Exercise prompt: Going through the entries below, copy out each line that contains "plsxi".

[Collected data]
_ _ _

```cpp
#define PLSX_RSRC_FLAGS 0x00020000
template <int NT, int PASSES, bool EVEN, int STAGE>
__device__ __forceinline__ void stage_copy_buf(const double* src, double* dst, int tid, int wave)
{
    __amdgpu_buffer_rsrc_t rs = __builtin_amdgcn_make_buffer_rsrc((void*)src, (short)0, 0x7fffffff,
                                                                   PLSX_RSRC_FLAGS);
    const int voff = tid * 16;
#pragma unroll
    for (int p = 0; p < PASSES; ++p) {
        if (EVEN || p * NT + wave * 64 < STAGE / 2) {
            __builtin_amdgcn_raw_ptr_buffer_load_lds(
                rs, (__attribute__((address_space(3))) void*)(dst + (size_t)(p * NT + wave * 64) * 2),
                16, voff, p * NT * 16, 0, 0);
// ... 96 lines not shown
            const double b = xb[s];
            const double bsq = (NSQ > 0) ? b * b : 0.0;
#pragma unroll
            for (int m = 0; m < NA; ++m)
                acc[m] = mfma_f64(sA[(s * MT + m) * 64], (m < MT - NSQ) ? b : bsq, acc[m]);
        }
#pragma unroll
        for (int s = 0; s < KT; ++s) xb[s] = xn[s];
        __syncthreads();
    };
    int kt_first = 0;
    if constexpr (EPI == 7) {
        xprod_static_for([&](auto mm) {
#pragma unroll
            for (int j = 0; j < 4 / KT; ++j) {
                const int kt = (4 / KT) * decltype(mm)::value + j;
                if (kt < nkt) pass(kt, std::integral_constant<int, decltype(mm)::value + 1>());
            }
        }, std::make_integer_sequence<int, MT>());
        kt_first = min(nkt, 4 * MT / KT);
    }
    for (int kt = kt_first; kt < nkt; ++kt) pass(kt, std::integral_constant<int, MT>());

    constexpr int W0 = MT - 2 * NSQ, SQ0 = MT - NSQ, NMOM = NSQ * 16;
    if constexpr (EPI == 6) {
        static_assert(MT == 2 * NSQ, "EPI 6 is a moment-only instantiation");
#pragma unroll
        for (int j = 0; j < NSQ; ++j)
#pragma unroll
            for (int i = 0; i < 4; ++i) {
                const int pair = grp * (NSQ * 16) + j * 16 + kq + 4 * i;
                if (pair >= se.npairs || col >= ldr) continue;
                se.scale[(size_t)pair * ldr + col] = acc[j][i];
                se.scale2[(size_t)pair * ldr + col] = acc[NSQ + j][i];
            }
        return;
    }
    if constexpr (EPI == 4) {
        static_assert(MT == 2 * NSQ, "EPI 4 is the moment-only instantiation");
#pragma unroll
        for (int j = 0; j < NSQ; ++j)
#pragma unroll
            for (int i = 0; i < 4; ++i) {
                const int pair = grp * (NSQ * 16) + j * 16 + kq + 4 * i;
                if (pair >= se.npairs || col >= ldr) continue;
                const double m1 = acc[j][i], m2 = acc[NSQ + j][i];
                const double nn = mom_n[pair];
// ... 212 lines not shown
        for (int i = 0; i < 4; ++i)
            if (orow[i] >= 0) Rg[(size_t)orow[i] * ldr] = acc[m][i] * sc[i];
    }
}

__device__ __forceinline__ d2 load_x2_buf(const double* base, int voff)
{
    __amdgpu_buffer_rsrc_t rs = __builtin_amdgcn_make_buffer_rsrc((void*)base, (short)0, 0x7fffffff, PLSX_RSRC_FLAGS);
    return __builtin_bit_cast(d2, __builtin_amdgcn_raw_buffer_load_b128(rs, voff, 0, 0));
}

__host__ __device__ constexpr int compact_stage_lds(int MT, int KT) { return ((KT * MT * 64 + 127) / 128) * 128; }
__host__ __device__ constexpr int compact_scale_regs(int KT) { return KT < 4 ? KT : 4; }
__host__ __device__ constexpr size_t compact_lds_bytes(int MT, int KT, int EPI, int nks, int J)
{
    const size_t loop = (size_t)MT * 16 * 8 + (size_t)2 * compact_stage_lds(MT, KT) * 8 + (size_t)nks * 4 * 4;
    if (EPI == 3) return loop + (J > compact_scale_regs(KT) ? (size_t)J * 128 * 8 : 0);
    const size_t epi5 = (size_t)MT * 16 * 8 + (size_t)5 * J * 128 * 8 + (size_t)MT * 16 * 5 * 8;
    return EPI == 5 && epi5 > loop ? epi5 : loop;
}

__host__ __device__ constexpr int compact_waves(int MT, int EPI, bool TAIL)
{
    if (EPI == 3) return MT > 10 ? 2 : MT == 10 ? (TAIL ? 3 : 2) : MT > 6 ? 3 : MT > 4 ? 4 : (MT == 4 && TAIL) ? 5 : 4;
    return (EPI == 5 && MT == 4 && !TAIL) ? 3 : 4;
}

template <int MT, int KT, int EPI, bool TAIL>
__global__ __launch_bounds__(256, compact_waves(MT, EPI, TAIL))
void k_xprod_compact(const double* __restrict__ Afrag, size_t group_stride,
                     const double* __restrict__ X, int ldx, int nks,
                     double* __restrict__ R, int ldr, int rows_per_group,
                     const int* __restrict__ out_row, const int* __restrict__ mom_idx,
                     const double* __restrict__ mom_n, int n_groups, int ncolblk, SplitEpi se)
{
    static_assert(EPI == 3 || EPI == 5 || EPI == 8, "compact blocks: bootstrap (3), fused split-half (5) or raw first-half sums (8)");
    extern __shared__ __attribute__((aligned(16))) double smem[];
    constexpr int NW = 4, NT = NW * 64, BC = NW * 32;
    constexpr int STAGE = KT * MT * 64;
    constexpr int STAGE_LDS = compact_stage_lds(MT, KT);
    constexpr int PASSES = (STAGE + NT * 2 - 1) / (NT * 2);
    constexpr bool EVEN = (STAGE % (NT * 2)) == 0;
    constexpr int MF = TAIL ? MT - 1 : MT;
    constexpr int NSCR = compact_scale_regs(KT);
    static_assert(MT * 16 <= NT, "the row maps are staged by one thread per row");
    const int ncb = (ncolblk + 7) & ~7;
    const int sweep = blockIdx.x / (8 * ncb);
    const int within = blockIdx.x - sweep * (8 * ncb);
    const int slot = within >> 3;
    const int grp = sweep * 8 + (slot & 7);
    const int colblk = (slot >> 3) * 8 + (within & 7);
    if (grp >= n_groups || colblk >= ncolblk) return;
    const double* Ag = Afrag + (size_t)grp * group_stride;
    const int swave = __builtin_amdgcn_readfirstlane((int)threadIdx.x >> 6);

    d4 acc0[MF > 0 ? MF : 1], acc1[MF > 0 ? MF : 1];
#pragma unroll
    for (int m = 0; m < MF; ++m) { acc0[m] = (d4){0.0, 0.0, 0.0, 0.0}; acc1[m] = (d4){0.0, 0.0, 0.0, 0.0}; }
    double tl0 = 0.0, tl1 = 0.0;

    int* s_out = reinterpret_cast<int*>(smem);
    int* s_mom = s_out + MT * 16;
    double* sStage = smem + MT * 16;
    int* s_tab = reinterpret_cast<int*>(sStage + 2 * STAGE_LDS);
    const int J3 = se.npairs;
    double* sW = reinterpret_cast<double*>(s_tab + nks * 4) + swave * (J3 * 32);
    d2 scr[NSCR];
    {
    const int tid = threadIdx.x, lane = tid & 63, wave = tid >> 6;
    const int kq = lane >> 4;
    const int cw = wave * 32 + 2 * (lane & 15);
    const int col = colblk * BC + cw;
    const bool live = col < ldr;
    const int lcol8 = (live ? col : 0) * 8;
    const int toff = (lane & 48) + (lane & 3) - lane;

    const int* tabg = se.row_tab + (size_t)grp * nks * 4;
    const int ldx8 = ldx * 8;
    int row0[KT];
#pragma unroll
    for (int s = 0; s < KT; ++s) row0[s] = tabg[s * 4 + kq];
    stage_copy_buf<NT, PASSES, EVEN, STAGE>(Ag, sStage, tid, swave);
    int orw = -1, mix = -1;
    if (tid < MT * 16) {
        orw = out_row[tid];
        if (EPI != 8) mix = mom_idx[tid];
    }
    const int ksteps = max(1, (se.row_cnt[grp] + 3) >> 2);
    const int nkt = (ksteps + KT - 1) / KT;
    const int ntab = nkt * KT * 4;
// ... 47 lines not shown
                acc1[m] = mfma_f64(a, b1, acc1[m]);
            }
            if constexpr (TAIL) {
                const double a = sT[(s * MT + MT - 1) * 64];
                tl0 = mfma_f64_4x4(a, b0, tl0);
                tl1 = mfma_f64_4x4(a, b1, tl1);
            }
        }
    };
    const int* tp = s_tab + KT * 4 + kq;
    const double* An = Ag + STAGE;
    auto pass = [&](auto curc, const d2 (&xc)[KT], d2 (&xn)[KT]) {
        constexpr int CUR = decltype(curc)::value;
        stage_copy_buf<NT, PASSES, EVEN, STAGE>(An, sStage + (CUR ^ 1) * STAGE_LDS, tid, swave);
#pragma unroll
        for (int s = 0; s < KT; ++s) xn[s] = load_x2_buf(X, tp[s * 4] + lcol8);
        An += STAGE;
        tp += KT * 4;
        contract(curc, xc, std::true_type(), KT);
        __syncthreads();
    };
    auto last = [&](int cur, const d2 (&xc)[KT]) {
#pragma unroll
        for (int j = 0; j < NSCR; ++j) scr[j] = (d2){1.0, 1.0};
        if constexpr (EPI == 3) {
            if (J3 <= NSCR) {
#pragma unroll
                for (int j = 0; j < NSCR; ++j)
                    if (j < J3)
                        scr[j] = *reinterpret_cast<const d2*>(
                            reinterpret_cast<const char*>(se.scale + ((size_t)grp * J3 + j) * ldr) + lcol8);
            } else if (live) {
                __amdgpu_buffer_rsrc_t rs = __builtin_amdgcn_make_buffer_rsrc(
                    (void*)(se.scale + (size_t)grp * J3 * ldr + colblk * BC + swave * 32), (short)0, 0x7fffffff, PLSX_RSRC_FLAGS);
                const int ln4 = __lane_id() * 4;
                for (int j = 0; j < J3; ++j)
                    __builtin_amdgcn_raw_ptr_buffer_load_lds(
                        rs, (__attribute__((address_space(3))) void*)(sW + j * 32), 4, ln4, j * ldr * 8, 0, 0);
            }
        }
        contract(cur, xc, std::false_type(), ksteps - (nkt - 1) * KT);
        if constexpr (EPI == 5) __syncthreads();
    };
    {
        std::integral_constant<int, 0> c0;
        std::integral_constant<int, 1> c1;
        int kt = 0, cur = 0;
        for (; kt + 2 < nkt; kt += 2) { pass(c0, xa, xb); pass(c1, xb, xa); }
        if (kt + 1 < nkt) {
            pass(c0, xa, xb);
#pragma unroll
            for (int s = 0; s < KT; ++s) xa[s] = xb[s];
            cur = 1;
        }
        last(cur, xa);
    }
    }

    int tid16 = threadIdx.x * 16;
    if constexpr (EPI != 5) asm volatile("" : "+v"(tid16));
    const int tid = tid16 >> 4, lane = tid & 63, wave = tid >> 6, kq = lane >> 4;
    const int cw = wave * 32 + 2 * (lane & 15), col = colblk * BC + cw;
    const bool live = col < ldr;
    auto val0 = [&](int m, int i) -> double { return (TAIL && m == MT - 1) ? tl0 : acc0[m < MF ? m : 0][i]; };
    auto val1 = [&](int m, int i) -> double { return (TAIL && m == MT - 1) ? tl1 : acc1[m < MF ? m : 0][i]; };

    if constexpr (EPI == 8) {
        if (!live) return;
        double* Rg = R + (size_t)grp * rows_per_group * ldr + col;
#pragma unroll
        for (int m = 0; m < MT; ++m)
#pragma unroll
            for (int i = 0; i < 4; ++i) {
                if (TAIL && m == MT - 1 && i > 0) break;
                const int orow = s_out[m * 16 + kq + 4 * i];
                if (orow < 0) continue;
                __builtin_nontemporal_store((d2){val0(m, i), val1(m, i)}, reinterpret_cast<d2*>(&Rg[(size_t)orow * ldr]));
            }
        return;
// ... 108 lines not shown
```

pypyls_amd/csrc/plsx_xprod.hip:

```cpp
#include "plsx_internal.h"

using namespace plsxi;

namespace plsxi {

template <int MT, int NW, int KT, int NSQ>
int launch_xprod_t(plsx_ctx* ctx, int groups, hipStream_t st)
{
    const size_t stage = (size_t)2 * (((size_t)KT * MT * 64 + 127) / 128) * 128 * 8;
    const size_t epi = (size_t)NW * 2 * NSQ * 16 * 16 * 8 + (size_t)2 * MT * 16 * 4;
    const size_t lds = std::max(stage, epi);
    HIPCHK(set_lds(k_xprod<MT, NW, KT, NSQ>, lds));
    const int ncolblk = ctx->Bpad / (NW * 16);
    dim3 grid(ncolblk * round_up(groups, 8)), block(NW * 64);
    KTimer tm(ctx, KC_XPROD, st);
    hipLaunchKernelGGL((k_xprod<MT, NW, KT, NSQ>), grid, block, lds, st,
                       ptr<double>(ctx->Afrag) + (size_t)ctx->afrag_group0 * ctx->group_stride, ctx->group_stride,
                       ptr<double>(ctx->Xc), ctx->Bpad,
                       ctx->nks, ptr<double>(ctx->R), ctx->Bpad, ctx->npg * ctx->Tpp,
                       ptr<int>(ctx->out_row), ptr<int>(ctx->mom_idx), ptr<double>(ctx->mom_n),
                       std::max(ctx->nmom_pad, 0), groups, ncolblk, ctx->mom_out_arg,
                       SplitEpi{nullptr, nullptr, nullptr, nullptr, nullptr, 0, 0}, std::max(ctx->gps, 1));
    LAUNCHCHK();
    return 0;
// ... 32 lines not shown
        hipLaunchKernelGGL((k_xprod<MT, NW, KT, 0, 2>), dim3(ncolblk * round_up(groups, 8)), dim3(NW * 64), lds, st,
                           Afrag, gstride, ptr<double>(ctx->Xc), ctx->Bpad, ctx->nks, (double*)nullptr, ctx->Bpad, 0,
                           ptr<int>(ctx->out_row_w), (const int*)nullptr, (const double*)nullptr, 0, groups, ncolblk,
                           (double*)nullptr, se, 1);
    } else {
        constexpr int NW = 4;
        const size_t lds = std::max(stage, ((size_t)2 * L + 32) * PLSX_ACC_PITCH * 8 + (size_t)MT * 16 * 4);
        HIPCHK(set_lds(k_xprod<MT, NW, KT, 0, 2>, lds));
        const int ncolblk = ctx->Bpad / (NW * 16);
        hipLaunchKernelGGL((k_xprod<MT, NW, KT, 0, 2>), dim3(ncolblk * round_up(groups, 8)), dim3(NW * 64), lds, st,
                           Afrag, gstride, ptr<double>(ctx->Xc), ctx->Bpad, ctx->nks, (double*)nullptr, ctx->Bpad, 0,
                           ptr<int>(ctx->out_row_w), (const int*)nullptr, (const double*)nullptr, 0, groups, ncolblk,
                           (double*)nullptr, se, 1);
    }
    LAUNCHCHK();
    return 0;
}
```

_ _ _

Solution for this problem:
using namespace plsxi;
namespace plsxi {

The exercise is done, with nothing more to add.